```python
def groups_mask(names) -> int:
    if isinstance(names, int):
        return names
    if isinstance(names, str):
        names = [n for n in names.replace(",", "+").split("+") if n]
    mask = 0
    for n in names:
# ... 95 lines not shown
    ("dptx_op_stem_conv", C.c_int, [_i32, _vp, _vp, _vp, _i32, _i32, _i32, _vp]),
    ("dptx_op_attention", C.c_int, [_i32, _vp, _vp, _i32, _i32, _i32, _vp]),
    ("dptx_op_layernorm", C.c_int, [_i32, _vp, _vp, _vp, _vp, _i32, _i32, C.c_float, _vp]),
    ("dptx_op_groupnorm", C.c_int, [_i32, _vp, _vp, _vp, _vp, _vp, _i32, _i32, _i32, _i32, C.c_float, _vp, _vp]),
    ("dptx_op_gn_relu_maxpool", C.c_int, [_i32, _vp, _vp, _vp, _vp, _i32, _i32, _i32, _i32, C.c_float, _vp, _vp]),
    ("dptx_op_cls_rows", C.c_int, [_i32, _vp, _vp, _vp, _i32, _i32, _i32, _vp, _vp, _vp, C.c_float, _vp]),
    ("dptx_debug_set_trace", C.c_int, [_vp]),
    ("dptx_debug_set_gemm_flags", C.c_int, [C.c_int32]),
    ("dptx_debug_arena_fill", C.c_int, [_vp, _i32]),
    ("dptx_debug_arena_read", C.c_int, [_vp, _vp, _sz, _sz]),
    ("dptx_debug_arena_layout", C.c_int, [_vp, C.c_char_p, _sz]),
    ("dptx_debug_arena_checksums", C.c_int, [_vp, _vp, _i32, _vp]),
    ("dptx_op_conv_fp8", C.c_int, [_vp, _vp, _vp, _vp, _vp, _vp] + [_i32] * 13 + [C.c_float, _vp]),
    ("dptx_op_conv_groupnorm", C.c_int, [_i32, _vp, _vp, _vp, _vp, _vp, _vp, _vp] + [_i32] * 12 + [C.c_float, _vp, _vp]),
    ("dptx_op_conv_groupnorm_fused", C.c_int, [_i32] + [_vp] * 9 + [_i32] * 6 + [C.c_float, _vp, _vp, _i32, _vp]),
    ("dptx_op_upsample2x", C.c_int, [_i32, _vp, _vp, _i32, _i32, _i32, _i32, _vp]),
    ("dptx_op_gemm_ln", C.c_int, [_i32, _vp, _vp, _vp, _vp, _i32, _i32, _i32, _i32, _vp, _vp, _i32, C.c_float, _vp]),
    ("dptx_op_gemm_stream", C.c_int, [_i32, _vp, _vp, _vp, _vp, _vp, _i32, _i32, _i32, _vp]),
    ("dptx_op_gemm_stream32", C.c_int, [_i32, _vp, _vp, _vp, _vp, _vp, _vp, _i32, _i32, _i32, _vp]),
    ("dptx_op_head_tail", C.c_int, [_i32, _vp, _vp, _vp, _vp, _vp, _vp, _i32, _i32, _i32, _i32, _i32, _vp]),
    ("dptx_unet_default_config", None, [_vp]),
    ("dptx_unet_create", C.c_int, [C.POINTER(_vp), _vp]),
    ("dptx_unet_destroy", None, [_vp]),
    ("dptx_unet_last_error", C.c_char_p, [_vp]),
    ("dptx_unet_load_tensor", C.c_int, [_vp, C.c_char_p, _vp, _i64p, _i32]),
    ("dptx_unet_finalize_weights", C.c_int, [_vp]),
    ("dptx_unet_packed_bytes", _sz, [_vp]),
    ("dptx_unet_packed_entry", C.c_int, [_vp, C.c_char_p, _i64p, _i64p]),
    ("dptx_unet_export_packed_host", C.c_int, [_vp, _vp, _sz]),
    ("dptx_unet_device_bytes", _sz, [_vp]),
# ... 368 lines not shown
```

Measured before the change: 2868 images/s.

## Fuse 1x1 conv with whole-image GroupNorm in a single per-image kernel

```diff
diff --git a/include/dptx.h b/include/dptx.h
--- a/include/dptx.h
+++ b/include/dptx.h
@@ -263,6 +263,9 @@
                                  const void* R, const float* r_gamma, const float* r_beta, const float* r_records, void* Y,
                                  int32_t B, int32_t H, int32_t W, int32_t Cin, int32_t Cout, int32_t relu, float eps,
                                  void* records_f32, void* tables_f32, int32_t passes, void* stream);
+int dptx_op_conv_groupnorm_image(int32_t dtype, const void* X, const void* Wt, const float* gamma, const float* beta,
+                                 const void* R, const float* r_gamma, const float* r_beta, const float* r_records, void* Y,
+                                 int32_t B, int32_t H, int32_t W, int32_t Cin, int32_t Cout, int32_t relu, float eps, void* stream);
 int dptx_op_upsample2x(int32_t dtype, const void* X, void* Y, int32_t B, int32_t H, int32_t W,
                        int32_t C, void* stream);
 int dptx_op_gemm_ln(int32_t dtype, const void* A, const void* W, const float* bias, void* C, int32_t M, int32_t N, int32_t K,
diff --git a/omnidata_amd/build.py b/omnidata_amd/build.py
--- a/omnidata_amd/build.py
+++ b/omnidata_amd/build.py
@@ -8,7 +8,7 @@
 CSRC = os.path.join(HERE, "csrc")
 LIB = os.path.join(HERE, "libdptx.so")
 SOURCES = ["gemm.hip", "gemm_fp16.hip", "gemm_fp16e.hip", "gemm_x3.hip", "gemm_x2.hip", "gemm_fp8.hip", "conv1x1.hip", "attention.hip", "norm.hip", "misc.hip", "stem.hip", "head.hip", "prepost.hip", "prepost_batch.hip", "fullframe.hip", "refocus.hip", "midas_loss.hip", "vnl_loss.hip", "normal_loss.hip", "eval_metrics.hip", "unet.hip", "unet_engine.hip", "engine.hip", "ops.hip"]
-HEADERS = ["common.h", "kernels.h", "gemm_impl.h", "select.h", "unet.h", "resample_batch.h", os.path.join("..", "..", "include", "dptx.h")]
+HEADERS = ["common.h", "kernels.h", "gemm_impl.h", "gn_affine.h", "select.h", "unet.h", "resample_batch.h", os.path.join("..", "..", "include", "dptx.h")]
 _NOPK = ["-Xclang", "-target-feature", "-Xclang", "-packed-fp32-ops"]
 SOURCE_FLAGS = {src: list(_NOPK) for src in ("norm.hip", "misc.hip", "gemm.hip", "gemm_fp16.hip", "gemm_fp16e.hip", "gemm_x3.hip",
                                              "gemm_x2.hip", "gemm_fp8.hip", "conv1x1.hip", "refocus.hip",
diff --git a/omnidata_amd/csrc/conv1x1.hip b/omnidata_amd/csrc/conv1x1.hip
--- a/omnidata_amd/csrc/conv1x1.hip
+++ b/omnidata_amd/csrc/conv1x1.hip
@@ -1,4 +1,5 @@
 #include "gemm_impl.h"
+#include "gn_affine.h"
 
 namespace dptx {
 
@@ -213,6 +214,268 @@
 #endif
 }
 
+constexpr int C1_IMG_RB = 5;
+constexpr int C1_IMG_REC = C1_WAVES * C1_IMG_RB;
+constexpr int C1_IMG_MAX_ROWS = C1_IMG_REC * 32;
+
+struct C1ImgArgs {
+  const float *gamma, *beta;
+  const float *r_gamma, *r_beta, *r_part;
+  float eps;
+};
+
+template <int KT>
+constexpr size_t conv1x1_img_smem_bytes() {
+  return (size_t)KT * 64 * 128 + (size_t)C1_WAVES * KT * 32 * 128 + (size_t)C1_WAVES * C1_STG_WAVE;
+}
+
+template <int KT>
+__device__ __forceinline__ void c1_issue_a(const GemmParams& p, const __amdgpu_buffer_rsrc_t rsrcA, char* sa, int lane, int rblk) {
+  const int kc = lane & 7, r0 = lane >> 3;
+#pragma unroll
+  for (int i = 0; i < 4; ++i) {
+    const int row = r0 + 8 * i;
+    const int m = rblk * 32 + row;
+    const bool ok = m < p.M;
+    const int mm = ok ? m : 0;
+    int rem, ox;
+    const int img = row_div(mm, p.a_rpi, p.a_rpi_rcp, false, rem);
+    const int oy = row_div(rem, p.Wout, p.wout_rcp, false, ox);
+    const int iy = oy * p.stride - p.pad_t, ix = ox * p.stride - p.pad_l;
+    const bool valid = ok && ((unsigned)iy < (unsigned)p.Hin) && ((unsigned)ix < (unsigned)p.Win);
+    const long long e = (long long)img * p.a_img_stride + p.a_off + ((long long)iy * p.Win + ix) * p.a_pix_stride +
+                        (kc ^ ((row >> 1) & 7)) * 8;
+    const unsigned base = (unsigned)(e * 2);
+#pragma unroll
+    for (int kt = 0; kt < KT; ++kt) {
+      const unsigned vo = valid ? base + kt * 128 : OOB;
+      __builtin_amdgcn_raw_ptr_buffer_load_lds(rsrcA, (__attribute__((address_space(3))) void*)(sa + kt * 4096 + i * 1024), 16, vo,
+                                               0, 0, 0);
+    }
+  }
+}
+
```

> [TASK DETAILS] In the records above, how many lines contain the word "dtype"? Give the number alone.

> [EXERCISE OUTPUT] 3